(Records from a data source)
·····
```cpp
typedef struct {
    int fast;
    int use_lds;
    int lds_wide;
    int use_wide;
    int nfaces;
    int wide_nodes;
    int wide_stack;
    int have_wnode;
    int max_mtlid;
    int max_materials;
    int fast_depth;
} MptKernelFacts;

typedef struct { int kernel, lds_bytes; } MptKernelChoice;

static inline MptKernelChoice mpt_choose_kernel(const MptKernelFacts *f) {
    MptKernelChoice ch = { MPT_KERNEL_GATHER, 0 };
    if (!f->fast) return ch;
    if (f->use_lds) {
        if (f->lds_wide && f->use_wide && f->have_wnode)
            ch.lds_bytes = mpt_lds4_fit_bytes(f->nfaces, f->wide_nodes, f->wide_stack, f->max_mtlid + 1);
        if (ch.lds_bytes) { ch.kernel = MPT_KERNEL_LDS4; return ch; }
        ch.lds_bytes = mpt_lds_fit_bytes(f->nfaces, f->max_materials, f->fast_depth);
        if (ch.lds_bytes) { ch.kernel = MPT_KERNEL_LDS; return ch; }
    }
    if (f->use_wide && f->wide_nodes > 0) ch.kernel = MPT_KERNEL_WIDE;
    return ch;
}
```

### ptina_amd/csrc/miptina.cpp

```cpp

#include "miptina_ctx.h"
#include <chrono>

static int g_hwq = 0;
static bool g_hwq_late = false;
__attribute__((constructor)) static void mpt_want_hw_queues() {
    if (!getenv("GPU_MAX_HW_QUEUES")) {
        setenv("GPU_MAX_HW_QUEUES", "12", 0);
        const char *pre = getenv("LD_PRELOAD");
        if ((pre && strstr(pre, "rocprof")) || getenv("ROCP_TOOL_LIBRARIES")) {
            g_hwq_late = true;
            fprintf(stderr, "libmiptina: GPU_MAX_HW_QUEUES=12 requested after a preloaded profiler tool may have initialised HIP: "
                            "streams may fold onto the default 4 hardware queues (results unchanged; export the variable "
                            "before starting the profiler)\n");
        }
    }
    const char *v = getenv("GPU_MAX_HW_QUEUES");
    g_hwq = v ? atoi(v) : 0;
}

static thread_local std::string g_err;

int fail(const char *fmt, ...) {
    char buf[1024];
// ... 205 lines not shown

static bool is_locked_range(const void *p, size_t bytes) {
    std::lock_guard<std::mutex> lk(g_host_mu);
    auto it = g_host_bufs.upper_bound((uintptr_t)p);
    if (it == g_host_bufs.begin()) return false;
    --it;
    return (uintptr_t)p + bytes <= it->first + it->second;
}

static int read_back(mpt_ctx *c, void *out, const void *dev, size_t bytes) {
    if (is_locked_range(out, bytes)) {
        HIP_TRY(hipMemcpyAsync(out, dev, bytes, hipMemcpyDeviceToHost, c->stream));
        HIP_TRY(hipStreamSynchronize(c->stream));
        return 0;
    }
    if (bytes > c->h_stage_bytes) {
        if (c->h_stage) hipHostFree(c->h_stage);
        c->h_stage = nullptr; c->h_stage_bytes = 0;
        HIP_TRY(hipHostMalloc(&c->h_stage, bytes, hipHostMallocDefault));
        c->h_stage_bytes = bytes;
    }
    HIP_TRY(hipMemcpyAsync(c->h_stage, dev, bytes, hipMemcpyDeviceToHost, c->stream));
    HIP_TRY(hipStreamSynchronize(c->stream));
    memcpy(out, c->h_stage, bytes);
    return 0;
}

static int scene_feat_now(const mpt_ctx *c);

extern "C" int mpt_set_option(mpt_ctx *c, const char *key, int value) {
    if (use(c)) return 1;
    std::string k = key ? key : "";
    if (k == "mode") {
        if (value != MPT_MODE_FAST && value != MPT_MODE_STRICT) return fail("mode must be 0 (fast) or 1 (strict)");
        c->mode = value;
    } else if (k == "batch") {
        if (value < 1 || value > MPT_MAX_BATCH) return fail("batch must be in 1..%d", MPT_MAX_BATCH);
        c->batch = value;
    } else if (k == "chunk") {
        if (value < 0) return fail("chunk must be >= 0");
        c->chunk = value;
    } else if (k == "count") {
        c->count = value ? 1 : 0;
    } else if (k == "lds") {
        c->use_lds = value ? 1 : 0;
    } else if (k == "lds_wide") {
        if (value != 0 && value != 1) return fail("lds_wide must be 0 or 1");
        c->lds_wide = value;
    } else if (k == "zero_copy") {
        c->zero_copy = value ? 1 : 0;
    } else if (k == "shade_spec") {
        if (value != 0 && value != 1) return fail("shade_spec must be 0 (always the generic SHADE) or 1 (the plain one for plain scenes)");
        c->shade_spec = value;
    } else if (k == "skip_dark") {
        if (value < -1 || value > 1) return fail("skip_dark must be -1 (auto), 0 or 1");
        c->skip_dark = value;
    } else if (k == "spin_us") {
        if (value < 0) return fail("spin_us must be >= 0");
        c->spin_us = value;
    } else if (k == "finalise") {
        if (value < 0 || value > 2) return fail("finalise must be 0 (combine pass), 1 (tail finalisation) or 2 (the same without the early image: A/B)");
        c->finalise = value;
    } else if (k == "launch_seq") {
        if (value < 0) return fail("launch_seq must be >= 0");
        if (mpt_flush(c)) return 1;
        c->launch_seq = (unsigned)value;
        c->tag_epoch = 0xffffffffu;
    } else if (k == "timeline") {
        c->timeline = value ? 1 : 0;
    } else if (k == "pipe_depth") {
        if (value != 0 && (value < 2 || value > MPT_MAX_PIPE)) return fail("pipe_depth must be 0 (auto) or 2..%d", MPT_MAX_PIPE);
        c->pipe_depth = value;
    } else if (k == "grid_div") {
        if (value < 0 || value > 8) return fail("grid_div must be 0 (auto) or 1..8");
        c->grid_div = value;
    } else if (k == "lds_block") {
        if (value != 0 && value != 256 && value != 512 && value != 768 && value != 1024)
            return fail("lds_block must be 0 (auto), 256, 512, 768 or 1024");
        c->lds_block = value;
    } else if (k == "reserve_cus") {
        if (value < 0 || value >= c->num_cus) return fail("reserve_cus must be in 0..%d", c->num_cus - 1);
        c->reserve_cus = value;
    } else if (k == "wide") {
        c->use_wide = value ? 1 : 0;
    } else if (k == "sah_exact_max") {
        if (value < 2) return fail("sah_exact_max must be >= 2");
        c->sah_exact_max = value; c->tree_valid = false;
    } else if (k == "sah_build") {
        if (value < -1 || value > 1) return fail("sah_build must be -1 (auto), 0 (host) or 1 (device)");
        if (value != c->sah_build) { c->sah_build = value; c->tree_valid = false; }
    } else if (k == "wide_build") {
        if ((value ? 1 : 0) != c->wide_build) { c->wide_build = value ? 1 : 0; c->tree_valid = false; }
    } else if (k == "wide_quant") {
        c->use_quant = value ? 1 : 0;
    } else if (k == "tree") {
        if (value != 0 && value != 1) return fail("tree must be 0 (LBVH) or 1 (SAH)");
        if (value != c->tree_kind) { c->tree_kind = value; c->tree_valid = false; }
    } else if (k == "tile_w_shift" || k == "tile_h_shift") {
        if (value < 0 || value > 3) return fail("%s must be in 0..3", k.c_str());
        (k == "tile_w_shift" ? c->tile_w_shift : c->tile_h_shift) = value;
    } else if (k == "gpu_build") {
        if ((value ? 1 : 0) != c->gpu_build) { c->gpu_build = value ? 1 : 0; c->tree_valid = false; }
    } else if (k == "sah_inject_fail") {
        c->sah_inject_fail = value != 0; c->tree_valid = false;
    } else if (k == "build_phases") {
        c->build_phases = value ? 1 : 0;
    } else if (k == "lane_hist") {
        c->lane_hist = value ? 1 : 0;
    } else if (k == "sah_max") {
        c->sah_max = value; c->tree_valid = false;
    } else {
        return fail("unknown option '%s'", k.c_str());
    }
    return 0;
}
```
·····
INSTRUCTIONS TO FOLLOW ▸
Every entry above should be given again exactly as shown.

FINISHED EXERCISE ▸
```cpp
typedef struct {
    int fast;
    int use_lds;
    int lds_wide;
    int use_wide;
    int nfaces;
    int wide_nodes;
    int wide_stack;
    int have_wnode;
    int max_mtlid;
    int max_materials;
    int fast_depth;
} MptKernelFacts;

typedef struct { int kernel, lds_bytes; } MptKernelChoice;

static inline MptKernelChoice mpt_choose_kernel(const MptKernelFacts *f) {
    MptKernelChoice ch = { MPT_KERNEL_GATHER, 0 };
    if (!f->fast) return ch;
    if (f->use_lds) {
        if (f->lds_wide && f->use_wide && f->have_wnode)
            ch.lds_bytes = mpt_lds4_fit_bytes(f->nfaces, f->wide_nodes, f->wide_stack, f->max_mtlid + 1);
        if (ch.lds_bytes) { ch.kernel = MPT_KERNEL_LDS4; return ch; }
        ch.lds_bytes = mpt_lds_fit_bytes(f->nfaces, f->max_materials, f->fast_depth);
        if (ch.lds_bytes) { ch.kernel = MPT_KERNEL_LDS; return ch; }
    }
    if (f->use_wide && f->wide_nodes > 0) ch.kernel = MPT_KERNEL_WIDE;
    return ch;
}
```

### ptina_amd/csrc/miptina.cpp

```cpp

#include "miptina_ctx.h"
#include <chrono>

static int g_hwq = 0;
static bool g_hwq_late = false;
__attribute__((constructor)) static void mpt_want_hw_queues() {
    if (!getenv("GPU_MAX_HW_QUEUES")) {
        setenv("GPU_MAX_HW_QUEUES", "12", 0);
        const char *pre = getenv("LD_PRELOAD");
        if ((pre && strstr(pre, "rocprof")) || getenv("ROCP_TOOL_LIBRARIES")) {
            g_hwq_late = true;
            fprintf(stderr, "libmiptina: GPU_MAX_HW_QUEUES=12 requested after a preloaded profiler tool may have initialised HIP: "
                            "streams may fold onto the default 4 hardware queues (results unchanged; export the variable "
                            "before starting the profiler)\n");
        }
    }
    const char *v = getenv("GPU_MAX_HW_QUEUES");
    g_hwq = v ? atoi(v) : 0;
}

static thread_local std::string g_err;

int fail(const char *fmt, ...) {
    char buf[1024];
// ... 205 lines not shown

static bool is_locked_range(const void *p, size_t bytes) {
    std::lock_guard<std::mutex> lk(g_host_mu);
    auto it = g_host_bufs.upper_bound((uintptr_t)p);
    if (it == g_host_bufs.begin()) return false;
    --it;
    return (uintptr_t)p + bytes <= it->first + it->second;
}

static int read_back(mpt_ctx *c, void *out, const void *dev, size_t bytes) {
    if (is_locked_range(out, bytes)) {
        HIP_TRY(hipMemcpyAsync(out, dev, bytes, hipMemcpyDeviceToHost, c->stream));
        HIP_TRY(hipStreamSynchronize(c->stream));
        return 0;
    }
    if (bytes > c->h_stage_bytes) {
        if (c->h_stage) hipHostFree(c->h_stage);
        c->h_stage = nullptr; c->h_stage_bytes = 0;
        HIP_TRY(hipHostMalloc(&c->h_stage, bytes, hipHostMallocDefault));
        c->h_stage_bytes = bytes;
    }
    HIP_TRY(hipMemcpyAsync(c->h_stage, dev, bytes, hipMemcpyDeviceToHost, c->stream));
    HIP_TRY(hipStreamSynchronize(c->stream));
    memcpy(out, c->h_stage, bytes);
    return 0;
}

static int scene_feat_now(const mpt_ctx *c);

extern "C" int mpt_set_option(mpt_ctx *c, const char *key, int value) {
    if (use(c)) return 1;
    std::string k = key ? key : "";
    if (k == "mode") {
        if (value != MPT_MODE_FAST && value != MPT_MODE_STRICT) return fail("mode must be 0 (fast) or 1 (strict)");
        c->mode = value;
    } else if (k == "batch") {
        if (value < 1 || value > MPT_MAX_BATCH) return fail("batch must be in 1..%d", MPT_MAX_BATCH);
        c->batch = value;
    } else if (k == "chunk") {
        if (value < 0) return fail("chunk must be >= 0");
        c->chunk = value;
    } else if (k == "count") {
        c->count = value ? 1 : 0;
    } else if (k == "lds") {
        c->use_lds = value ? 1 : 0;
    } else if (k == "lds_wide") {
        if (value != 0 && value != 1) return fail("lds_wide must be 0 or 1");
        c->lds_wide = value;
    } else if (k == "zero_copy") {
        c->zero_copy = value ? 1 : 0;
    } else if (k == "shade_spec") {
        if (value != 0 && value != 1) return fail("shade_spec must be 0 (always the generic SHADE) or 1 (the plain one for plain scenes)");
        c->shade_spec = value;
    } else if (k == "skip_dark") {
        if (value < -1 || value > 1) return fail("skip_dark must be -1 (auto), 0 or 1");
        c->skip_dark = value;
    } else if (k == "spin_us") {
        if (value < 0) return fail("spin_us must be >= 0");
        c->spin_us = value;
    } else if (k == "finalise") {
        if (value < 0 || value > 2) return fail("finalise must be 0 (combine pass), 1 (tail finalisation) or 2 (the same without the early image: A/B)");
        c->finalise = value;
    } else if (k == "launch_seq") {
        if (value < 0) return fail("launch_seq must be >= 0");
        if (mpt_flush(c)) return 1;
        c->launch_seq = (unsigned)value;
        c->tag_epoch = 0xffffffffu;
    } else if (k == "timeline") {
        c->timeline = value ? 1 : 0;
    } else if (k == "pipe_depth") {
        if (value != 0 && (value < 2 || value > MPT_MAX_PIPE)) return fail("pipe_depth must be 0 (auto) or 2..%d", MPT_MAX_PIPE);
        c->pipe_depth = value;
    } else if (k == "grid_div") {
        if (value < 0 || value > 8) return fail("grid_div must be 0 (auto) or 1..8");
        c->grid_div = value;
    } else if (k == "lds_block") {
        if (value != 0 && value != 256 && value != 512 && value != 768 && value != 1024)
            return fail("lds_block must be 0 (auto), 256, 512, 768 or 1024");
        c->lds_block = value;
    } else if (k == "reserve_cus") {
        if (value < 0 || value >= c->num_cus) return fail("reserve_cus must be in 0..%d", c->num_cus - 1);
        c->reserve_cus = value;
    } else if (k == "wide") {
        c->use_wide = value ? 1 : 0;
    } else if (k == "sah_exact_max") {
        if (value < 2) return fail("sah_exact_max must be >= 2");
        c->sah_exact_max = value; c->tree_valid = false;
    } else if (k == "sah_build") {
        if (value < -1 || value > 1) return fail("sah_build must be -1 (auto), 0 (host) or 1 (device)");
        if (value != c->sah_build) { c->sah_build = value; c->tree_valid = false; }
    } else if (k == "wide_build") {
        if ((value ? 1 : 0) != c->wide_build) { c->wide_build = value ? 1 : 0; c->tree_valid = false; }
    } else if (k == "wide_quant") {
        c->use_quant = value ? 1 : 0;
    } else if (k == "tree") {
        if (value != 0 && value != 1) return fail("tree must be 0 (LBVH) or 1 (SAH)");
        if (value != c->tree_kind) { c->tree_kind = value; c->tree_valid = false; }
    } else if (k == "tile_w_shift" || k == "tile_h_shift") {
        if (value < 0 || value > 3) return fail("%s must be in 0..3", k.c_str());
        (k == "tile_w_shift" ? c->tile_w_shift : c->tile_h_shift) = value;
    } else if (k == "gpu_build") {
        if ((value ? 1 : 0) != c->gpu_build) { c->gpu_build = value ? 1 : 0; c->tree_valid = false; }
    } else if (k == "sah_inject_fail") {
        c->sah_inject_fail = value != 0; c->tree_valid = false;
    } else if (k == "build_phases") {
        c->build_phases = value ? 1 : 0;
    } else if (k == "lane_hist") {
        c->lane_hist = value ? 1 : 0;
    } else if (k == "sah_max") {
        c->sah_max = value; c->tree_valid = false;
    } else {
        return fail("unknown option '%s'", k.c_str());
    }
    return 0;
}
```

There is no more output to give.